Claro
Oscuro
A diferencia de la violencia anarcosindicalista, que sedujo al bueno y caótico Sorel ¬en sus Reflexiones de 1908¬ con el mito de la huelga general revolucionaria, el terrorismo de ETA es el factor de una guerra psicológica de liberación, que seduce a un ingenuo abertzalismo con el mito de la Independencia de Euskadi. La violencia revolucionaria quería suprimir el Estado con la idea antropológica de que la bondad natural era consustancial a una humanidad libre de coacciones. El terrorismo nacionalista tiende a erigir un Estado propio con la idea antropoide de que la maldad contra el bando adversario, por repugnante que parezca, no deja de ser banalidad para la suprema causa de la Independencia. Y esa banalidad del mal suprime la aparente contradicción entre fines humanos y medios inhumanos. Etimológicamente, la banalidad es lo común a una parte circunscrita de la población. El mal causado al bando español mediante crimen no es inmoral, porque es banal. Este sentimiento inconsciente late en el corazón nacionalista de algunos vascos que jamás harán ni aprobarán lo que, sin embargo, no rechazan en otros. Y aquí yace la resistencia a maldecir los crímenes de ETA si a la vez no se condenan los del Estado que la reprime. Una cuestión incorrectamente planteada porque supone la homologación política de dos males heterogéneos: terror estatal y terrorismo civil.
El Terror soberano del Estado (Hitler, Stalin, Pinochet, Junta argentina) no constituye terrorismo. Este procura la mayor publicidad de sus crímenes, para amedrentar a la clase dirigente con el desorden público. Aquél oculta sus fechorías en el secreto de Estado para protegerla con más orden público. El Terror señala a su adversario en todo lo subversivo. El terrorismo, en todo lo establecido. Los crímenes de los GAL caen en la esfera del Terror soberano. La mentalidad estatal que los urdió no es cualitativamente distinta de la que inspiró el nazismo y el sovietismo. Siendo dos males, es peor calamidad el Terror estatal que el terrorismo. En sentido riguroso, decir terrorismo de Estado es un contrasentido, una verdadera contradicción en los términos. La autoridad que lo practicara destruiría el propio orden estatal que la legitima. Los crímenes de ETA, en cambio, caen de lleno en el terrorismo político. No son, por supuesto, delitos comunes. La distinción entre violencia común y terror especial es definitoria. A la supuesta violencia de un Estado politizado, que reprime la base social de la Independencia de Euskadi, ETA responde con el terror del asesinato cotidiano en un sociedad despolitizada. Llamar violentos a los criminales más que una eufemia literaria es una blasfemia política.

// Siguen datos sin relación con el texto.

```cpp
extern "C" int ssc_lstm_fwd_p(const ssc_lstm_fwd_desc* d, const float* wp, int ldwp, int NP, float* pout, void* stream) {
  if (!d || d->B <= 0 || d->H <= 0 || !d->c_out || !d->h_out) return SSC_EINVAL;
  if (d->nslab < 0 || (d->nslab > 0 && !d->slabs)) return SSC_EINVAL;
  if (d->sent && !d->wcol) return SSC_EINVAL;
  if (d->add1 && d->rows_per_add1 <= 0) return SSC_EINVAL;
  if (!wp || !pout || NP <= 0 || NP > 256 || ldwp < d->H) return SSC_EINVAL;
  if (d->h_planes) return SSC_EINVAL;
  SSC_LAUNCH(lstm_fwd_p_kernel, dim3(ssc_cdiv(d->H, 16), ssc_cdiv(d->B, 32)), dim3(512), 0, S(stream), *d, wp, ldwp, NP, pout);
  SSC_CHECK_LAUNCH();
  return SSC_OK;
}

extern "C" int ssc_lstm_bwd_x(const ssc_lstm_bwd_desc* d, const float* x, int ldx, const float* w, int ldw, int K, void* stream) {
  if (!d || d->B <= 0 || d->H <= 0 || !d->gates || !d->c_prev || !d->c_new || !d->dG || !d->dc_prev) return SSC_EINVAL;
  if ((d->nA > 0 && !d->slabsA) || (d->nB > 0 && !d->slabsB) || d->nA < 0 || d->nB < 0) return SSC_EINVAL;
  if (!x || !w || K <= 0 || K > 768 || ldx < K || ldw < d->H) return SSC_EINVAL;
  const int KP = (K + 63) & ~63;
  const size_t lds = ((size_t)(32 + 16) * (KP + 4) + 4 * 32 * 17) * sizeof(float);
  const dim3 grid(ssc_cdiv(d->H, 16), ssc_cdiv(d->B, 32));
  if (K <= 256) {
    SSC_LAUNCH(lstm_bwd_x_kernel<256>, grid, dim3(512), lds, S(stream), *d, x, ldx, w, ldw, K);
  } else {
    if (hipFuncSetAttribute((const void*)lstm_bwd_x_kernel<768>, hipFuncAttributeMaxDynamicSharedMemorySize, 160 * 1024) != hipSuccess) return SSC_EHIP;
    if (lds > 160 * 1024) return SSC_EINVAL;
    SSC_LAUNCH(lstm_bwd_x_kernel<768>, grid, dim3(512), lds, S(stream), *d, x, ldx, w, ldw, K);
  }
  SSC_CHECK_LAUNCH();
  return SSC_OK;
}

// ... 179 lines not shown
```

### style-seqcvae_amd/csrc/sequence.hip

```cpp
#include <cstdlib>
#include <initializer_list>

#include "ssc_common.h"
#include "ssc_debug.h"

namespace {

inline size_t r4(size_t x) { return (x + 3) & ~(size_t)3; }

struct Layout {
  int B, R, L, T;
  int V, E, H, A, F, Z, S, tied;
  int Ep, Hp, Ap, Fp, Zp, Vp, H4, XW;
  int D, Dp, SC, NX;
  size_t wc_e, wc_d, pool, dpm;
  size_t total = 0;
  size_t act;
  size_t live;
  size_t tok, w, nvalid, sent_all, wcol_e, wcol_d, mask, avg, pv, emb, ga_static, ga_avg;
  size_t h1, c1, he, ce, hd, cd, gates_a, gates_e, gates_d, q, attn_logits, alpha, att, mu, lv, z, mulv;
  size_t slabs, slab_floats, logits, lse, proj;
  size_t sl_q, sl_mulv, sl_gh1, sl_ghd, sl_ghd2, sl_ghe, sl_dqw, sl_dhe, sl_dz, small_floats, wsum_att, wsum_dec, wz;
  size_t sl_ga, sl_ge, sl_gd, gate_floats;
  size_t dhdv, dga, dge, dgd, dga_sum, g_h1, g_c1, g_he, g_ce, g_cd, dz, dmulv, dx, dalpha, dq, dpv, dwa, demb, dproj;
// ... 57 lines not shown
  l.wsum_dec = l.take((size_t)l.H4 * l.Hp);
  l.wz = l.take((size_t)l.H4 * l.Zp);
  l.wc_e = l.take((size_t)l.H4 * l.Dp); l.wc_d = l.take((size_t)l.H4 * l.Dp);
  l.pool = l.take(TB * l.Dp); l.dpm = l.take((size_t)B * l.Dp);
  l.logits = l.take(TB * l.Vp);
  l.lse = l.take(2 * TB);
  l.proj = l.take(l.tied ? TB * l.Ep : 0);
  l.dhdv = l.take(TB * l.Hp);
  l.dga = l.take(TB * l.H4); l.dge = l.take(TB * l.H4); l.dgd = l.take(TB * l.H4);
  l.dga_sum = l.take((size_t)B * l.H4);
  l.g_h1 = l.take((size_t)B * l.Hp); l.g_c1 = l.take((size_t)B * l.Hp);
  l.g_he = l.take((size_t)B * l.Hp); l.g_ce = l.take((size_t)B * l.Hp);
  l.g_cd = l.take((size_t)B * l.Hp);
  l.dz = l.take((size_t)B * l.Zp);
  l.dmulv = l.take(TB * 2 * l.Z);
  l.dx = l.take((size_t)B * l.XW);
  l.dalpha = l.take((size_t)B * R);
  l.dq = l.take(TB * l.Ap);
  l.dpv = l.take((size_t)B * R * l.A);
  l.dwa = l.take((size_t)B * l.A);
  l.demb = l.take(TB * l.Ep);
  l.dproj = l.take(l.tied ? TB * l.Ep : 0);
  return l;
}

struct Seg {
  const float* A; int lda;
  const float* B; int ldb;
  int K;
};

struct Ctx {
// ... 497 lines not shown
  const int TB = T * B, XW = l.XW;
  int64_t* tok = (int64_t*)(W + l.tok);
  const size_t sH = (size_t)B * l.Hp;
  const float* hd_all = W + l.hd + sH;
  c.act_count = (const int*)(W + l.act); c.act_rows = c.act_count + 4;
  c.live_count = (const int*)(W + l.live); c.live_rows = c.live_count + 4;

  if (phases & (1u | 16u)) {
  SSC_TRY(ssc_ce_bwd(W + l.logits, l.Vp, tok + B, W + l.w, W + l.nvalid, W + l.lse, gl, T, B, V, st));
  const float* dlog = W + l.logits;
  {
    FillList f;
    f.add(W + l.dhdv, (size_t)TB * l.Hp);
    if (cfg->tied) f.add(W + l.dproj, (size_t)TB * l.Ep);
    for (size_t off : {l.g_c1, l.g_ce, l.g_cd}) f.add(W + off, sH);
    f.add(W + l.dx, (size_t)B * XW);
    f.add(W + l.dpv, (size_t)B * R * A);
    f.add(W + l.dwa, (size_t)B * A);
    f.add(W + l.dga_sum, (size_t)B * H4);
    SSC_TRY(fill_many(f, 0.f, st));
  }
  const int V4 = V >= 8 ? (V & ~3) : V;
  if (cfg->tied) {
    float* dP = W + l.dproj;
    SSC_TRY(gemm_rows(c, false, {{dlog, l.Vp, p->emb, p->ld_emb, V4}}, TB, E, dP, l.Ep));
    SSC_TRY(head_tail_rows(dlog, l.Vp, p->emb, p->ld_emb, V4, V, TB, E, dP, l.Ep, st));
    SSC_TRY(ssc_tanh_bwd(dP, l.Ep, W + l.proj, l.Ep, TB, E, st));
    SSC_TRY(gemm_rows(c, false, {{dP, l.Ep, p->proj_w, p->ld_proj_w, E}}, TB, H, W + l.dhdv, l.Hp));
    if (g->proj_w) SSC_TRY(gemm_dw(c, dP, l.Ep, hd_all, l.Hp, TB, E, H, g->proj_w, g->ld_proj_w));
    if (g->proj_b) SSC_TRY(ssc_colsum2(dP, l.Ep, TB, E, nullptr, g->proj_b, 1, nullptr, 0, c.slabs, st));
  } else {
    SSC_TRY(gemm_rows(c, false, {{dlog, l.Vp, p->out_w, p->ld_out_w, V4}}, TB, H, W + l.dhdv, l.Hp));
    SSC_TRY(head_tail_rows(dlog, l.Vp, p->out_w, p->ld_out_w, V4, V, TB, H, W + l.dhdv, l.Hp, st));
    if (g->out_w) {
      SSC_TRY(gemm_dw(c, dlog, l.Vp, hd_all, l.Hp, TB, V4, H, g->out_w, g->ld_out_w));
      SSC_TRY(head_tail_dw(dlog, l.Vp, hd_all, l.Hp, V4, V, TB, H, g->out_w, g->ld_out_w, st));
    }
    if (g->out_b) SSC_TRY(ssc_colsum2(dlog, l.Vp, TB, V, nullptr, g->out_b, 1, nullptr, 0, c.slabs, st));
  }
  }

  if (phases & (1u | 32u)) {
  float* dx = W + l.dx;
  int n_gh1 = 0, n_ghd = 0, n_ghd2 = 0, n_ghe = 0;
  const bool fc_adjacent_b = (p->fc_lv_w == p->fc_mean_w + (size_t)Z * p->ld_fc_mean_w) && p->ld_fc_lv_w == p->ld_fc_mean_w;
  const size_t sBH = (size_t)B * H;
  const int NX = l.NX;
  const size_t sBX = (size_t)B * NX;

  if (g_loop.on) { (void)hipEventRecord(g_loop.e[2], st); }
  for (int t = T - 1; t >= 0; --t) {
    float* dgd = W + l.dgd + (size_t)t * B * H4;
    float* dge = W + l.dge + (size_t)t * B * H4;
    float* dga = W + l.dga + (size_t)t * B * H4;
    float* dmulv = W + l.dmulv + (size_t)t * B * 2 * Z;
    float* dq = W + l.dq + (size_t)t * B * l.Ap;
    int ns = 0, n_dxd = 0, n_dxe = 0;
    {
      ssc_lstm_bwd_desc d{};
      d.B = B; d.H = H;
      d.dh = dx + F + H; d.ld_dh = XW;
      d.dh2 = W + l.dhdv + (size_t)t * B * l.Hp; d.ld_dh2 = l.Hp;
      d.slabsA = W + l.sl_ghd; d.nA = n_ghd; d.strideA = sBH;
      d.slabsB = W + l.sl_ghd2; d.nB = n_ghd2; d.strideB = sBH;
      d.dc_in = W + l.g_cd; d.ld_dcin = l.Hp;
      d.gates = W + l.gates_d + (size_t)t * B * H4;
      d.c_prev = W + l.cd + t * sH; d.ld_cprev = l.Hp;
      d.c_new = W + l.cd + (t + 1) * sH; d.ld_cnew = l.Hp;
      d.dG = dgd; d.dc_prev = W + l.g_cd; d.ld_dcprev = l.Hp;
      SSC_TRY(ssc_lstm_bwd(&d, st));
    }
    {
      ssc_gemm_desc d3[3];
      fill_desc(d3[0], true, false, {{dgd, H4, W + l.wz, l.Zp, H4}}, B, l.Zp);
      fill_desc(d3[1], true, false, {{dgd, H4, p->dec_w_ih, p->ld_dec_w_ih, H4}}, B, NX);
      fill_desc(d3[2], true, false, {{dgd, H4, p->dec_w_hh, p->ld_dec_w_hh, H4}}, B, H);
      const ssc_gemm_desc* dp[3] = {&d3[0], &d3[1], &d3[2]};
      float* regions[3] = {W + l.sl_dz, c.slabs, W + l.sl_ghd2};
      const size_t caps[3] = {l.small_floats, c.slab_floats / 2, l.small_floats};
      int ns3[3] = {0, 0, 0};
      SSC_TRY(ssc_gemm_slabs_group(dp, t > 0 ? 3 : 2, regions, caps, ns3, st));
      ns = ns3[0]; n_dxd = ns3[1]; n_ghd2 = ns3[2];
    }
    {
      ssc_latent_bwd_desc d{};
      d.B = B; d.Z = Z;
      d.dz = W + l.sl_dz; d.lddz = l.Zp; d.nslab = ns; d.slab_stride = (size_t)B * l.Zp;
      d.eps = bt->eps + (size_t)t * B * Z; d.ldeps = Z;
      d.mu = W + l.mu + (size_t)t * B * l.Zp; d.lv = W + l.lv + (size_t)t * B * l.Zp; d.ldz = l.Zp;
      d.kld_mode = cfg->kld_mode; d.sent = cfg->pm_scale != 0.f ? bt->sentiment : nullptr;
      d.pm_scale = cfg->pm_scale; d.prior_var = cfg->prior_var;
// ... 9 lines not shown
      d.dc_in = W + l.g_ce; d.ld_dcin = l.Hp;
      d.gates = W + l.gates_e + (size_t)t * B * H4;
      d.c_prev = W + l.ce + t * sH; d.ld_cprev = l.Hp;
      d.c_new = W + l.ce + (t + 1) * sH; d.ld_cnew = l.Hp;
      d.dG = dge; d.dc_prev = W + l.g_ce; d.ld_dcprev = l.Hp;
      if (fc_adjacent_b && 2 * Z <= 768) {
        SSC_TRY(ssc_lstm_bwd_x(&d, dmulv, 2 * Z, p->fc_mean_w, p->ld_fc_mean_w, 2 * Z, st));
      } else {
        SSC_TRY(gemm_to_slabs(c, W + l.sl_dhe, l.small_floats, true, false,
                              {{dmulv, 2 * Z, p->fc_mean_w, p->ld_fc_mean_w, Z}, {dmulv + Z, 2 * Z, p->fc_lv_w, p->ld_fc_lv_w, Z}}, B, H,
                              &ns));
        d.slabsB = W + l.sl_dhe; d.nB = ns; d.strideB = sBH;
        SSC_TRY(ssc_lstm_bwd(&d, st));
      }
    }
    {
      ssc_gemm_desc d2[2];
      fill_desc(d2[0], true, false, {{dge, H4, p->enc_w_ih, p->ld_enc_w_ih, H4}}, B, NX);
      fill_desc(d2[1], true, false, {{dge, H4, p->enc_w_hh, p->ld_enc_w_hh, H4}}, B, H);
      const ssc_gemm_desc* dp[2] = {&d2[0], &d2[1]};
      float* regions[2] = {c.slabs + (size_t)n_dxd * sBX, W + l.sl_ghe};
      const size_t caps[2] = {c.slab_floats - (size_t)n_dxd * sBX, l.small_floats};
      int ns2[2] = {0, 0};
      SSC_TRY(ssc_gemm_slabs_group(dp, t > 0 ? 2 : 1, regions, caps, ns2, st));
      n_dxe = ns2[0]; n_ghe = ns2[1];
    }
    SSC_TRY(ssc_reduce_slabs(c.slabs, n_dxd + n_dxe, sBX, B, NX, dx, XW, nullptr, 0, st));
    SSC_TRY(ssc_attn_bwd_pool(dx, XW, W + l.q + (size_t)t * B * l.Ap, l.Ap, W + l.pv, p->wa, W + l.alpha + (size_t)t * B * R,
                              bt->feats, B, R, A, F, dq, l.Ap, W + l.dpv, W + l.dwa, W + l.dalpha, l.D ? bt->obj_atts : nullptr, l.D,
                              dx + F + 2 * H, XW, l.SC, W + l.dpm, l.Dp, st));
    {
      ssc_lstm_bwd_desc d{};
      d.B = B; d.H = H;
      d.dh = dx + F; d.ld_dh = XW;
      d.slabsA = W + l.sl_gh1; d.nA = n_gh1; d.strideA = sBH;
      d.dc_in = W + l.g_c1; d.ld_dcin = l.Hp;
      d.gates = W + l.gates_a + (size_t)t * B * H4;
      d.c_prev = W + l.c1 + t * sH; d.ld_cprev = l.Hp;
      d.c_new = W + l.c1 + (t + 1) * sH; d.ld_cnew = l.Hp;
      d.dG = dga; d.dc_prev = W + l.g_c1; d.ld_dcprev = l.Hp;
      d.dgsum = W + l.dga_sum;
      const bool fused_q = A <= 768;
      if (fused_q) {
        SSC_TRY(ssc_lstm_bwd_x(&d, dq, l.Ap, p->wq, p->ld_wq, A, st));
      } else {
        SSC_TRY(gemm_to_slabs(c, W + l.sl_dqw, l.small_floats, true, false, {{dq, l.Ap, p->wq, p->ld_wq, A}}, B, H, &ns));
        d.slabsB = W + l.sl_dqw; d.nB = ns; d.strideB = sBH;
        SSC_TRY(ssc_lstm_bwd(&d, st));
      }
// ... 170 lines not shown
```

### style-seqcvae_amd/csrc/ssc_common.h

```cpp
#pragma once
#include <hip/hip_runtime.h>
#include <stddef.h>
#include <stdint.h>

#include "ssc.h"

extern thread_local int ssc_tls_hip_error;

#define SSC_LAUNCH(...)              \
  do {                               \
    (void)hipGetLastError();         \
    hipLaunchKernelGGL(__VA_ARGS__); \
  } while (0)

#define SSC_CHECK_LAUNCH()                         \
  do {                                             \
    hipError_t e__ = hipGetLastError();            \
    if (e__ != hipSuccess) {                       \
      ssc_tls_hip_error = (int)e__;                \
      return SSC_EHIP;                             \
    }                                              \
  } while (0)

#define SSC_TRY(expr)            \
// ... 10 lines not shown
  const char* e = getenv(name);
  return e ? atoi(e) : dflt;
}

static inline bool ssc_aligned16(const void* p) { return (((uintptr_t)p) & 15u) == 0; }
static inline int ssc_cdiv(int a, int b) { return (a + b - 1) / b; }
static inline size_t ssc_round_up(size_t a, size_t b) { return (a + b - 1) / b * b; }

#define SSC_WAVE 64
__device__ __forceinline__ bool ssc_aligned16_dev(const void* p) { return (((uintptr_t)p) & 15u) == 0; }

__device__ __forceinline__ float ssc_wave_sum(float v) {
#pragma unroll
  for (int o = 32; o > 0; o >>= 1) v += __shfl_xor(v, o, 64);
  return v;
}
__device__ __forceinline__ float ssc_wave_max(float v) {
#pragma unroll
  for (int o = 32; o > 0; o >>= 1) v = fmaxf(v, __shfl_xor(v, o, 64));
  return v;
}
__device__ __forceinline__ float ssc_sigmoid(float x) { return 1.0f / (1.0f + expf(-x)); }
__device__ __forceinline__ float ssc_tanh_fast(float x) {
  const float e = __builtin_amdgcn_exp2f(x * 2.8853900817779268f);
  return 1.0f - 2.0f * __builtin_amdgcn_rcpf(1.0f + e);
}
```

El mundo clásico, como ha recordado Martín-Miguel Rubio en un memorable artículo que hizo brillar a estas «Otras Razones», penetró más y mejor en la distinción entre violencia y terror que los análisis existencialistas de Merleau Ponty y Hannah Arendt. Aquél acertó, frente a Sartre, al separar el humanismo marxista del terror soberano estalinista, pero no llegó a concebir el terrorismo como método inherente a la conquista del Estado. Y mi admirada Arendt no cayó en la cuenta de que el terrorismo nazi solamente existió antes de la toma hitleriana del poder, aunque prefigurara el Terror que, ya bajo secreto de Estado, condujo al exterminio de lo no ario.
El terrorismo de ETA también prefigura, porque condiciona, lo que sería el terror soberano vasco, si llegara a constituirse en el Estado propio que persigue. Esto, precisamente esto, es lo que no comprende Arzallus cuando cree pretender lo mismo que ETA pero por medios pacíficos. Agrada la sinceridad de Arzallus. Pero desagrada, por ser incoherente, que diga misa nacionalista en el altar del gobierno vasco instalado en el Estado español y, a la vez, repique campanas de soberanía o toque a rebato separatista.